L'origine des techniques de ciseaux volants remonte au douzièmes siècle (dynastie Tran de 1225 à 1400).
Le Vietnam affronta à trois reprises l'armée la plus puissante de l'époque : l'armée mongole.
La première confrontation eut lieu en 1257, et se solda par une cuisante défaite du Vietnam face à seulement trois mille cavaliers mongoles ; mais à cause du climat défavorable aux envahisseurs et aux maladies, les Vietnamiens n'eurent pas trop de difficultés à reconquérir les territoires occupés.

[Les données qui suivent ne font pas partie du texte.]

template <class C, int EPI, int NTERM, bool GATHER>
__global__ __launch_bounds__(C::THREADS, 2) void engine_group_kernel(GroupArgs g) {
    constexpr int BM = C::BM, BN = C::BN, TI = C::TI, TJ = C::TJ;
    __shared__ __attribute__((aligned(16))) char smem[C::STAGES * stage_bytes<C, NTERM>()];
    const int nwg = gridDim.x, hw = blockIdx.x;
    const int xcd = hw & 7, qd = nwg >> 3, rd = nwg & 7;
    const int wg = (xcd < rd ? xcd * (qd + 1) : rd * (qd + 1) + (xcd - rd) * qd) + (hw >> 3);
    int q = 0;
#pragma unroll
    for (int i = 1; i < GROUP_MAX; ++i) q += (i < g.n && wg >= g.first[i]) ? 1 : 0;
    const EngineArgs& p = g.p[q];
    const int local = wg - g.first[q];
    const int tiles_m = (p.m + BM - 1) / BM;
    int tm, tn;
    tile_coords(local, tiles_m, p.n / BN, p.group_m, tm, tn);
    f32x4 acc[TI][TJ];
    engine_mainloop<C, NTERM, GATHER, EPI == E_ADD>(p, smem, tm * BM, tn * BN, 0, p.k / (BK * C::KH), acc);
    engine_epilogue<C, EPI>(p, tm * BM, tn * BN, acc);
}

template <class C>
struct Halo {
    static constexpr int ROWS = (3 * (C::BM + 2) + 15) / 16 * 16;
    static constexpr int BYTES = ROWS * 64;
    static constexpr int PIECES = ROWS / 16;
    static constexpr int PPW = (PIECES + C::NWAVE - 1) / C::NWAVE;
    static constexpr int BST = 3;
    static constexpr int LDS = 2 * BYTES + BST * C::B_BYTES;
};

template <class C>
RF_DEV void halo_mainloop(const EngineArgs& p, char* smem, int m0, int n0, f32x4 (&acc)[C::TI][C::TJ]) {
    using H = Halo<C>;
    constexpr int TI = C::TI, TJ = C::TJ, PB = C::PB, S = H::BST;
    const int lane = threadIdx.x & 63;
    const int wave = threadIdx.x >> 6;
    const int wm = wave / C::WGN, wn = wave % C::WGN;
    const int lg = p.halo_lg, tw = 1 << lg, hw2 = tw + 2;
    const int hr_n = ((C::BM >> lg) + 2) * hw2;
    const int per_img = p.ho * p.wo;
    const int img = m0 / per_img, rem = m0 - img * per_img;
    const int y0 = rem / p.wo, x0 = rem - y0 * p.wo;

    int hpix[H::PPW];
#pragma unroll
    for (int t = 0; t < H::PPW; ++t) {
        const int hr = (wave + C::NWAVE * t) * 16 + (lane >> 2);
        int pix = -1;
        if (hr < hr_n) {
            const int hy = hr / hw2, hx = hr - hy * hw2;
            const int iy = y0 + hy - 1, ix = x0 + hx - 1;
            if (iy >= 0 && iy < p.hi && ix >= 0 && ix < p.wi) pix = (img * p.hi + iy) * p.wi + ix;
        }
        hpix[t] = pix;
    }
    int brow[PB], blc[PB];
#pragma unroll
    for (int pc = 0; pc < PB; ++pc) {
        brow[pc] = (wave * PB + pc) * 16 + (lane >> 2);
        blc[pc] = (lane & 3) ^ ((brow[pc] >> 1) & 3);
    }
    auto issue_halo = [&](int chunk, int buf) {
#pragma unroll
        for (int t = 0; t < H::PPW; ++t) {
            const int piece = wave + C::NWAVE * t;
            if (piece < H::PIECES) {
                const int hch = (lane & 3) ^ (((piece * 16 + (lane >> 2)) >> 1) & 3);
                const bf16_t* src = hpix[t] >= 0 ? p.a + (int64_t)hpix[t] * p.cin_pad + chunk * BK + hch * 8 : p.zero;
                __builtin_amdgcn_global_load_lds(GLB_PTR(void, src), LDS_PTR(void, smem + buf * H::BYTES + piece * 1024),
                                                 16, 0, 0);
            }
        }
    };
    auto issue_w = [&](int kt, int stage) {
        const int chunk = kt / 9, tap = kt - 9 * chunk;
        const int k0 = tap * p.cin_pad + chunk * BK;
        char* st = smem + 2 * H::BYTES + stage * C::B_BYTES;
#pragma unroll
        for (int pc = 0; pc < PB; ++pc) {
            const int piece = wave * PB + pc;
            const int64_t woff = (int64_t)(n0 + brow[pc]) * p.ldw + k0 + blc[pc] * 8;
            __builtin_amdgcn_global_load_lds(GLB_PTR(void, p.w + woff), LDS_PTR(void, st + piece * 1024), 16, 0, 0);
        }
    };
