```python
class RolloutPlan:

    def __init__(self, game_nets, net_off, net_D, device="cuda", heavy_rows=HEAVY_ROWS, n_cohorts=1,
                 game_cohort=None, split_rows=None, row_order="class"):
        game_nets = np.asarray(game_nets, dtype=np.int64)
        self.n_games = int(game_nets.shape[0])
        by_net = {}
        for g in range(self.n_games):
            for slot in range(3):
                by_net.setdefault(int(game_nets[g, slot]), []).append((g, slot))
        for net, rows in by_net.items():
            d = int(net_D[net])
            for g, slot in rows:
                assert d == (8 if slot == 0 else 10), "net width does not match the env slot it plays"
        if game_cohort is not None:
            cohort = np.asarray(game_cohort, dtype=np.int32)
            assert cohort.shape == (self.n_games,) and cohort.min() >= 0
            for net, rows in by_net.items():
                if len(rows) <= LIGHT_ROWS and len({int(cohort[g]) for g, _ in rows}) != 1:
                    raise ValueError("a net with few rows (one task) plays in two cohorts: this partition is not valid")
            if len(np.unique(cohort)) != int(cohort.max()) + 1:
                raise ValueError("empty cohort")
        else:
            cohort = self._assign_cohorts(by_net, self.n_games, max(1, int(n_cohorts)))
        self.n_cohorts = int(cohort.max()) + 1 if self.n_games else 1
        self.game_cohort_np = cohort
        light = [[] for _ in range(self.n_cohorts)]
        heavy = [[] for _ in range(self.n_cohorts)]
        for net, rows in by_net.items():
            if split_rows is not None:
                assert self.n_cohorts == 1 and 1 <= split_rows <= LIGHT_ROWS
                for i in range(0, len(rows), split_rows):
                    light[0].append((net, rows[i:i + split_rows]))
            elif len(rows) <= LIGHT_ROWS:
                light[int(cohort[rows[0][0]])].append((net, rows))
            else:
                for k in range(self.n_cohorts):
                    mine = [(g, slot) for g, slot in rows if cohort[g] == k]
                    for i in range(0, len(mine), heavy_rows):
                        heavy[k].append((net, mine[i:i + heavy_rows]))
        heavy = [self._xcd_order(h) for h in heavy]
        self.heavy_begin_np = np.cumsum([0] + [len(h) for h in heavy]).astype(np.int32)
        self.light_begin_np = np.cumsum([0] + [len(x) for x in light]).astype(np.int32)
        assert row_order in ("class", "cohort")
        row_game, row_slot = [], []
        tasks = {"heavy": [[] for _ in range(self.n_cohorts)], "light": [[] for _ in range(self.n_cohorts)]}
        cohort_rows = np.zeros(self.n_cohorts + 1, dtype=np.int64)

        def number(name, k):
            for net, rows in (heavy if name == "heavy" else light)[k]:
                tasks[name][k].append((int(net_off[net]), len(row_game), len(rows), int(net_D[net]), 0))
                for g, slot in rows:
                    row_game.append(g)
                    row_slot.append(slot)

        if row_order == "class":
            for name in ("heavy", "light"):
                for k in range(self.n_cohorts):
                    number(name, k)
            self.cohort_row_begin_np = None
        else:
            for k in range(self.n_cohorts):
                number("heavy", k)
                number("light", k)
                cohort_rows[k + 1] = len(row_game)
            self.cohort_row_begin_np = cohort_rows
        tasks = {name: [t for per in tasks[name] for t in per] for name in tasks}
        self.n_rows = len(row_game)
        assert self.n_rows == 3 * self.n_games
        game_rows = np.zeros((self.n_games, 3), dtype=np.int32)
        for r, (g, slot) in enumerate(zip(row_game, row_slot)):
            game_rows[g, slot] = r
        self.row_game_np = np.asarray(row_game, dtype=np.int32)
        self.row_slot_np = np.asarray(row_slot, dtype=np.int32)
        self.game_rows_np = game_rows
        self.heavy_np = np.array(tasks["heavy"], dtype=L.TASK_DTYPE) if tasks["heavy"] else np.zeros(0, L.TASK_DTYPE)
        self.light_np = np.array(tasks["light"], dtype=L.TASK_DTYPE) if tasks["light"] else np.zeros(0, L.TASK_DTYPE)
        self.heavy_max = int(max([t[2] for t in tasks["heavy"]], default=0))
        self.light_max = int(max([t[2] for t in tasks["light"]], default=0))
        self.device = device
        if device is not None:
            self.row_game = torch.from_numpy(self.row_game_np).to(device)
            self.row_slot = torch.from_numpy(self.row_slot_np).to(device)
            self.game_rows = torch.from_numpy(game_rows.reshape(-1).copy()).to(device)
            self.heavy = L.tasks_to_device(self.heavy_np, device) if len(self.heavy_np) else None
            self.light = L.tasks_to_device(self.light_np, device) if len(self.light_np) else None

    @staticmethod
    def _assign_cohorts(by_net, n_games, n_cohorts):
        cohort = np.zeros(n_games, dtype=np.int32)
        if n_cohorts <= 1 or n_games == 0:
            return cohort
        parent = list(range(n_games))

        def find(x):
            while parent[x] != x:
                parent[x] = parent[parent[x]]
                x = parent[x]
            return x

        for rows in by_net.values():
            if len(rows) <= LIGHT_ROWS:
                r0 = find(rows[0][0])
                for g, _ in rows[1:]:
                    parent[find(g)] = r0
        comps = {}
        for g in range(n_games):
            comps.setdefault(find(g), []).append(g)
        for c, games in enumerate(sorted(comps.values(), key=lambda c: c[0])):
            cohort[games] = c % n_cohorts
        used = np.unique(cohort)
        remap = {int(u): i for i, u in enumerate(used)}
        return np.array([remap[int(c)] for c in cohort], dtype=np.int32)

    @staticmethod
    def _xcd_order(heavy):
        if len(heavy) < 16:
            return heavy
        by_net = sorted(heavy, key=lambda t: t[0])
        n = len(by_net)
        buckets = [by_net[b * n // 8:(b + 1) * n // 8] for b in range(8)]
        out = []
        for q in range(max(len(b) for b in buckets)):
            for x in range(8):
                if q < len(buckets[x]):
                    out.append(buckets[x][q])
        return out

    def distinct_weight_bytes_per_cycle(self):
        seen = {}
        for arr in (self.heavy_np, self.light_np):
            for t in arr:
                seen[int(t["net_off"])] = L.fc_param_count(int(t["D"])) * 4
        return sum(seen.values())
# ... 393 lines not shown
```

C'est suite à cette défaite, que la décision fut prise d'ouvrir de nombreux centres d'arts martiaux populaires dans tout le pays. Après avoir analysé la cause principale de la défaite de l'armée, les maîtres et les experts mirent au points les techniques de ciseaux qui furent alors enseignées dans tous ces centres.
Ces techniques avaient pour but de permettre à un guerrier à pieds d'utiliser ses jambes pour désarçonner un cavalier et de le capturer. Elles se révélèrent alors particulièrement très efficaces pour contrer l'armée mongole dont l'atout était d'être principalement une armée de cavalier extrêmement rapides et qui excellaient dans les " attaques éclair " .
Grâce à ces techniques de ciseaux et aussi à d'autres techniques de guerre notamment navale, deux autres attaques mongoles purent être repoussées en 1284 contre cinquante mille soldats et en 1287 contre une coalition d'un demi million de soldats mongoles et chinois.
Ces techniques de ciseaux volants ont continué à être enseignées jusqu'aux années trente.
Puis, c'est le Maître-fondateur, maître Nguyên Loc qui les recensa, et il inséra dix de ces techniques dans le programme du Vovinam-VVD.
Il faut attendre 1964 pour que le maître Tran Huy Phong réétudie l'ensemble des ciseaux, qu'il codifia en vingt et une techniques. Toutes ces techniques sont incluses dans un programme allant du débutant jusqu'à la ceinture noire troisième dang.